Meta-analysis is a statistical technique that allows to combine the results of two or more studies. Meta-analysis cannot exist without a systematic review of the literature. Reading and understanding a meta-analysis is much more complex than looking at the forest plot. A “check-list” for a correct reading and interpretation of these complex studies includes:

  • Accurate and precise literature review.

  • Precise definition of inclusion and exclusion criteria.

  • Description of retrieved studies with reasons for inclusion and/or exclusion.

  • Assessment of the study quality and the potential risk of bias.

  • Description of heterogeneity (clinical, methodological, and statistical).

  • Evaluation of the correct effect measure.

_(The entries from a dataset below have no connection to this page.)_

# DocF/multispectral-object-detection

Measured on AMD Instinct MI355X. Metric: image-pairs/sec fwd, yolov5l+CFTx3 640×640 bs64, 1/2/4/8 GPU, higher is better.
Workload: dtype bf16; 1 GPU; cfg3 (yolov5l_fusion_transformerx3_FLIR_aligned) two-stream forward, 640x640, 64 pairs/GPU, BN folded, pre-NMS detections; pairs_per_gpu=64, image_size=640, parallelism=batch-shard x1, hip_graph=True, two_hip_streams=False, forwards_in_flight=3, streams_per_forward_in_flight=1, single_in_flight_streams=2

## Files before the change

### include/cft_hip.h

```cpp
#ifndef CFT_HIP_H
#define CFT_HIP_H

#ifdef __cplusplus
extern "C" {
#endif

#define CFT_ABI_VERSION 19

enum { CFT_BF16 = 0, CFT_F32 = 1, CFT_F16 = 2 };
enum { CFT_ACT_NONE = 0, CFT_ACT_SILU = 1, CFT_ACT_GELU = 2 };
enum {
  CFT_OK = 0,
  CFT_EINVAL = -1,
  CFT_ELAUNCH = -2,
  CFT_ENODEV = -3
};

int cft_abi_version(void);
int cft_device_check(void);
const char* cft_last_error(void);
int cft_clock_probe(void* out4_u64, int spin_us, int* wall_khz, void* stream);

int cft_conv2d(const void* x, const void* w, const float* bias, const void* res, void* y,
               int B, int H, int W, int cin, int ldx, int xoff,
// ... 158 lines not shown

int cft_gpt_upsample_add2(const float* tokens, const void* base0, int ldb0, int boff0, const void* base1, int ldb1, int boff1,
                          void* out0, int ldo0, int ooff0, void* out1, int ldo1, int ooff1, void* sum, int lds, int soff,
                          int B, int H, int W, int C, int dtype, void* stream);

int cft_gpt_tokenize_grid(const void* rgb, int ld_rgb, int off_rgb, const void* ir, int ld_ir, int off_ir,
                          const float* pos_emb, float* tokens, int B, int H, int W, int C, int va, int ha,
                          int dtype, void* stream);

int cft_attention_tokens(const void* qkv, void* out, int B, int T, int heads, int dk, int dkp,
                         int dtype, float attn_pdrop, unsigned long long seed, void* stream);

int cft_gpt_upsample_add_grid(const float* tokens, int s, const void* base, int ldb, int boff,
                              void* out, int ldo, int ooff, int B, int H, int W, int C, int va, int ha,
                              int dtype, void* stream);

int cft_gpt_upsample_add2_grid(const float* tokens, const void* base0, int ldb0, int boff0, const void* base1, int ldb1, int boff1,
                               void* out0, int ldo0, int ooff0, void* out1, int ldo1, int ooff1, void* sum, int lds, int soff,
                               int B, int H, int W, int C, int va, int ha, int dtype, void* stream);

int cft_detect_decode(const float* logits, int ldl, float* raw, float* pred, const float* anchors,
                      int B, int ny, int nx, int na, int no, float stride,
                      long row0, long total_rows, void* stream);

long cft_batchnorm_train_workspace(long M, int C);
int cft_batchnorm_train(const float* x, int ldx, int xoff, long M, int C,
                        const float* gamma, const float* beta, float* running_mean, float* running_var,
                        float momentum, float eps, const void* res, int ldr, int roff, int res_dtype,
                        void* y, int ldy, int yoff, int act, int out_dtype,
                        void* workspace, long workspace_bytes, void* stream);
int cft_dropout(void* x, long n, float p, unsigned long long seed, int dtype, void* stream);

int cft_nms(const float* pred, int B, int rows, int no, float conf_thres, float iou_thres,
            int agnostic, int multi_label, const unsigned char* class_allow, int max_det, int max_nms,
            void* scratch, long scratch_bytes, float* dets, int* counts, void* stream);

long cft_eval_match_workspace_bytes(int B, int nt);
int cft_eval_match(const float* dets, const int* counts, int B, int max_det, const float* targets, int nt, int img_h, int img_w,
                   const float* geom, const float* iouv_host, int niou, int single_cls, void* workspace, long workspace_bytes,
                   unsigned char* correct, unsigned short* tp_bits, float* conf, int* pcls, int* label_hist, int nc,
                   int* tcls, int* nl, void* stream);

long cft_eval_ap_workspace_bytes(long n, int nc);
int cft_eval_ap(const unsigned short* tp_bits, const float* conf, const int* pcls, long n, int niou, const int* label_hist, int nc,
                const double* px, const double* x, void* workspace, long workspace_bytes, double* out, void* stream);

// ... 80 lines not shown
```

### multispectral-object-detection_amd/_lib.py

```python
import ctypes
import os
import re
import subprocess

import torch

_HERE = os.path.dirname(os.path.abspath(__file__))
LIB_PATH = os.environ.get("CFT_HIP_LIB") or os.path.join(_HERE, "libcft_hip.so")
CSRC = os.path.join(_HERE, "csrc")
SOURCES = ("runtime.hip", "conv_gemm.hip", "conv_gemm_asm.hip", "focus_conv.hip", "bottleneck.hip", "pointwise.hip", "attention.hip", "attention_tokens.hip", "nms.hip", "train.hip", "metrics.hip", "confusion.hip", "loss.hip", "autoanchor.hip", "dataset.hip", "detect.hip", "optim.hip", "mosaic.hip", "augment.hip", "jpeg.hip", "jpeg_encode.hip")

HEADER = os.path.join(_HERE, "..", "include", "cft_hip.h")
HEADERS = ("cft_common.h", "conv_common.h", "focus_common.h", "bneck_common.h", "metrics_common.h", "resize_common.h", "conv_gemm_asm.inc")

_SCALARS = {"int": ctypes.c_int, "long": ctypes.c_long, "float": ctypes.c_float, "unsigned long long": ctypes.c_ulonglong}
_RETURNS = {"int": ctypes.c_int, "long": ctypes.c_long, "const char*": ctypes.c_char_p}
_TYPE_WORDS = frozenset("void char short int long float double signed unsigned const".split())


def parse_header(text):
    text = re.sub(r"/\*.*?\*/|//[^\n]*", " ", text, flags=re.S)
    consts = {k: int(v) for k, v in re.findall(r"(?:#define\s+|\b)(CFT_\w+)\s*=?\s*(-?\d+)\b", text)}
    text = re.sub(r"^\s*#.*$", "", text, flags=re.M)
    sigs = {}
    for ret, name, args in re.findall(r"([\w\s*]+?)\b(cft_\w+)\s*\(([^()]*)\)\s*;", text):
        ret = re.sub(r"\s*\*", "*", " ".join(ret.split()))
        if ret not in _RETURNS:
            raise ValueError(f"{name}: unknown return type '{ret}'")
        argtypes = []
        for arg in ([] if args.strip() in ("", "void") else args.split(",")):
            *kind, pname = [w for w in arg.split() if w != "const"] or [""]
            if "*" in arg:
                argtypes.append(ctypes.c_void_p)
            elif " ".join(kind) in _SCALARS and pname not in _TYPE_WORDS:
                argtypes.append(_SCALARS[" ".join(kind)])
            else:
# ... 73 lines not shown
```

### multispectral-object-detection_amd/csrc/conv_common.h

```cpp
#pragma once
#include "cft_common.h"
#include <stdlib.h>

struct ConvParams {
  const unsigned char* x;
  const unsigned char* w;
  const float* bias;
  const unsigned char* res;
  unsigned char* y;
  int H, W, Cin, ldx, xoff;
  int Ho, Wo, N, Kpad, K;
  int ldy, yoff, ldr, roff;
  int KS, stride, pad;
  int act, out_f32, res_f32;
  int M, tilesN;
  const unsigned char* w2;
  const float* bias2;
  int N2;
  unsigned char* y1;
  int ldy1, yoff1;
  int ksplit, ksteps;
  long x_bytes, w_bytes;
  uint32_t wo_mul, wo_sh, ho_mul, ho_sh;
};

__device__ __forceinline__ int fast_div(int n, uint32_t mul, uint32_t sh) {
  return mul ? (int)(__umulhi((uint32_t)n, mul) >> sh) : n;
}

static __device__ __attribute__((aligned(16))) uint32_t cft_zero_page[4] = {0u, 0u, 0u, 0u};
constexpr int CFT_ZERO_REGION_BYTES = 65536;
static __device__ __attribute__((aligned(128))) uint32_t cft_zero_region[CFT_ZERO_REGION_BYTES / 4];

typedef __attribute__((address_space(3))) void lds_void_t;
typedef const __attribute__((address_space(1))) void gbl_void_t;

template <typename TH, int WM, int WN, int ACT, bool OUT_F32>
__device__ __forceinline__ void conv_epilogue_impl(const ConvParams& p, f32x4_t (&acc)[WM / 16][WN / 16], unsigned char* smem,
                                                   int m0, int n0, int wm, int wn, int wave, int lane, const float (&bias_v)[WN / 16]) {
  constexpr int MT = WM / 16, NT = WN / 16;
  const int lrow = lane & 15, lgrp = lane >> 4;
  constexpr int SLD = WN + 4;
  float* stage = reinterpret_cast<float*>(smem) + wave * (16 * SLD);
  constexpr int VPRB = WN / 8;
  constexpr int VPL = (16 * VPRB + 63) / 64;
  constexpr int RDEPTH = (MT * VPL <= 6) ? MT : 2;
// ... 67 lines not shown
            Elem<TH>::unpack(rpre[i % RDEPTH][vi], rf);
#pragma unroll
            for (int e = 0; e < 8; ++e) v[e] += rf[e];
          } else if (p.res != nullptr) {
            const long ro = (long)m * p.ldr + p.roff + n;
            const float4 r0v = *reinterpret_cast<const float4*>(p.res + ro * 4);
            const float4 r1v = *reinterpret_cast<const float4*>(p.res + ro * 4 + 16);
            v[0] += r0v.x; v[1] += r0v.y; v[2] += r0v.z; v[3] += r0v.w;
            v[4] += r1v.x; v[5] += r1v.y; v[6] += r1v.z; v[7] += r1v.w;
          }
          *reinterpret_cast<gran_t*>(p.y + ((long)m * p.ldy + p.yoff + n) * 2) = Elem<TH>::pack(v);
        }
      }
      if (res_pre && i + RDEPTH < MT) CFT_RES_FETCH(i + RDEPTH)
    }
    __builtin_amdgcn_fence(__ATOMIC_RELEASE, "wavefront");
    __builtin_amdgcn_wave_barrier();
    __builtin_amdgcn_fence(__ATOMIC_ACQUIRE, "wavefront");
  }
}

#undef CFT_RES_FETCH

template <int WN>
__device__ __forceinline__ void conv_load_bias(const ConvParams& p, int n0, int wn, int lane, float (&bias_v)[WN / 16]) {
#pragma unroll
  for (int j = 0; j < WN / 16; ++j) {
    const int n = n0 + wn * WN + j * 16 + (lane & 15);
    bias_v[j] = (p.bias != nullptr && n < p.N) ? p.bias[n] : 0.0f;
  }
}

template <typename TH, int WM, int WN>
__device__ __forceinline__ void conv_epilogue(const ConvParams& p, f32x4_t (&acc)[WM / 16][WN / 16], unsigned char* smem,
                                              int m0, int n0, int wm, int wn, int wave, int lane, const float (&bias_v)[WN / 16]) {
  if (p.out_f32) {
    if (p.act == CFT_ACT_SILU) conv_epilogue_impl<TH, WM, WN, CFT_ACT_SILU, true>(p, acc, smem, m0, n0, wm, wn, wave, lane, bias_v);
    else if (p.act == CFT_ACT_GELU) conv_epilogue_impl<TH, WM, WN, CFT_ACT_GELU, true>(p, acc, smem, m0, n0, wm, wn, wave, lane, bias_v);
    else conv_epilogue_impl<TH, WM, WN, CFT_ACT_NONE, true>(p, acc, smem, m0, n0, wm, wn, wave, lane, bias_v);
  } else {
    if (p.act == CFT_ACT_SILU) conv_epilogue_impl<TH, WM, WN, CFT_ACT_SILU, false>(p, acc, smem, m0, n0, wm, wn, wave, lane, bias_v);
    else if (p.act == CFT_ACT_GELU) conv_epilogue_impl<TH, WM, WN, CFT_ACT_GELU, false>(p, acc, smem, m0, n0, wm, wn, wave, lane, bias_v);
    else conv_epilogue_impl<TH, WM, WN, CFT_ACT_NONE, false>(p, acc, smem, m0, n0, wm, wn, wave, lane, bias_v);
  }
}

// ... 11 lines not shown
```

### multispectral-object-detection_amd/csrc/conv_gemm.hip

```cpp
#include "conv_common.h"
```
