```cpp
struct ParamMap { int off, count; };
int param_map(const Dims& D, ParamMap* pm);
constexpr int COPY_MAX = 150;
struct CopyTable { const unsigned* src[COPY_MAX]; unsigned* dst[COPY_MAX]; int n[COPY_MAX]; int count = 0; };
void copy_table_add(CopyTable& T, const void* src, void* dst, size_t bytes, hipStream_t s);
void copy_table_launch(CopyTable& T, hipStream_t s);
int setup_raise_lds(const Dims& D);
int stage_inputs(const Dims& D, const Slice& S, size_t bstride, const creg_train_args* args, hipStream_t s);
void launch_sorts(const Dims& D, const Slice& S, size_t bstride, hipStream_t s, bool keep_target_blocks);
void launch_params_home(const Dims& D, const Slice& S, size_t bstride, int sidx, int step0, hipStream_t s);
void launch_set_state(const Dims& D, const Ws& W, const creg_train_state& from, hipStream_t s);
void launch_get_state(const Ws& W, int sidx, double* out, hipStream_t s);
void launch_l2(const Dims& D, const Slice& S, size_t bstride, int par, hipStream_t s);
void launch_head(const Dims& D, const Slice& S, size_t bstride, int par, hipStream_t s);
void launch_nn(const Dims& D, const Slice& S, size_t bstride, int par, hipStream_t s);
bool backward_fits(const Dims& D);
int bd_raise_lds(const Dims& D);
void launch_gradc(const Dims& D, const Slice& S, size_t bstride, int epoch, hipStream_t s);
void launch_bd(const Dims& D, const Slice& S, size_t bstride, int epoch, hipStream_t s);
int bd_stamps_arm(bool on);

}
```

### autourdf_amd/csrc/train_engine.hip

```cpp
#include <chrono>
#include <cstdlib>
#include <cstring>
#include <memory>
#include <vector>
#include "train_dev.h"
#include "nn_l1.h"

namespace creg {

constexpr int CHAINS_MAX = 8;

struct Plan {
    creg_train_shape shape{};
    Dims D{};
    Ws W{};
    ParamMap pm[10] = {};
    int np = 0;
    int B = 1;
    size_t bstride = 0;
    int branches = 1;
    hipGraphExec_t gexec = nullptr;
    bool graph_ready = false;
    int graph_epochs = 0;
    bool chain_streams = false;
// ... 176 lines not shown

static int pick_chain_streams(Plan* P, hipStream_t s) {
    static const bool probe = !(getenv("CREG_NO_QUEUE_PROBE") && getenv("CREG_NO_QUEUE_PROBE")[0] == '1');
    constexpr int ATTEMPTS = 7;
    P->probe_us = 0;
    auto fits = [](double t) { return t >= 0 && t < SPIN_TOGETHER_US; };
    auto accept = [&](double t) { if (P->probe_us >= 0 && (int)t > P->probe_us) P->probe_us = (int)t; };
    for (int gi = 1; gi < P->branches; ++gi) {
        hipStream_t set[CHAINS_MAX + 1], rejected[ATTEMPTS + 1];
        int ns = 0, nr = 0;
        set[ns++] = s;
        for (int j = 1; j < gi; ++j) set[ns++] = P->cst[j];
        hipStream_t chosen = nullptr;
        if (P->cst[gi]) {
            set[ns] = P->cst[gi];
            const double t = candidate_spin_us(set, ns + 1);
            if (!probe || fits(t)) { chosen = P->cst[gi]; if (probe) accept(t); }
            else { (void)hipStreamSynchronize(P->cst[gi]); rejected[nr++] = P->cst[gi]; P->cst[gi] = nullptr; }
        }
        for (int attempt = 0; !chosen && attempt < ATTEMPTS; ++attempt) {
            hipStream_t cs = nullptr;
            if (hipStreamCreateWithFlags(&cs, hipStreamNonBlocking) != hipSuccess) break;
            if (!probe) { chosen = cs; break; }
            set[ns] = cs;
            const double t = candidate_spin_us(set, ns + 1);
            if (fits(t)) { chosen = cs; accept(t); }
            else rejected[nr++] = cs;
        }
        if (!chosen && nr) { chosen = rejected[--nr]; P->probe_us = -1; }
        for (int i = 0; i < nr; ++i) (void)hipStreamDestroy(rejected[i]);
        if (!chosen) {
            (void)hipGetLastError();
            creg::set_error("creg_train_plan_run_batch: cannot create a stream for chain %d", gi);
            return CREG_EHIP;
        }
        P->cst[gi] = chosen;
    }
    P->cal_stream = s; P->cal_done = true;
    return CREG_OK;
}

static int capture_chains(Plan* P, int epg) {
    FirstError fe;
    if (!P->cfork) CREG_TRY(fe, hipEventCreateWithFlags(&P->cfork, hipEventDisableTiming));
    ScopedStream cs;
    CREG_TRY(fe, hipStreamCreateWithFlags(&cs.h, hipStreamNonBlocking));
    for (int gi = 0; gi < P->branches && fe.ok(); ++gi) {
        ScopedGraph g;
        if (gi > 0 && !P->cjoin[gi]) CREG_TRY(fe, hipEventCreateWithFlags(&P->cjoin[gi], hipEventDisableTiming));
        if (P->cexec[gi]) { (void)hipGraphExecDestroy(P->cexec[gi]); P->cexec[gi] = nullptr; }
        CREG_TRY(fe, hipStreamBeginCapture(cs.h, hipStreamCaptureModeThreadLocal));
        if (fe.ok()) {
            const Slice S = chain_slice(P, gi);
            for (int i = 0; i < epg; ++i) enqueue_epoch(P, S, i, cs.h);
            fe.note(hipStreamEndCapture(cs.h, &g.h), "hipStreamEndCapture");
        }
        CREG_TRY(fe, hipGraphInstantiate(&P->cexec[gi], g.h, nullptr, nullptr, 0));
    }
    if (!fe.ok()) {
        (void)hipGetLastError();
        for (int gi = 0; gi < CHAINS_MAX; ++gi) if (P->cexec[gi]) { (void)hipGraphExecDestroy(P->cexec[gi]); P->cexec[gi] = nullptr; }
        creg::set_error("creg_train_plan_run_batch: chain graph capture failed: %s: %s", fe.what, hipGetErrorString(fe.err));
        return CREG_EHIP;
    }
    P->graph_ready = true;
    P->graph_epochs = epg;
    return CREG_OK;
}
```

  • Assessment of statistical significance vs. clinical significance.

One of the commonest errors for the reader is to concentrate and give attention only to the forest plot drawing conclusions without critically reading the whole study. The robustness of the results should be accurately evaluated (with sensitivity analysis, for example). Even in case of statistically significant results (the diamond in the forest plot does not cross the no effect line), the presence of important heterogeneity could question the certainty of the results, and no definite conclusion can be reached. More specific and detailed description of the meta-analysis methodology can be found in the Cochrane handbook for systematic reviews and meta-analysis [1].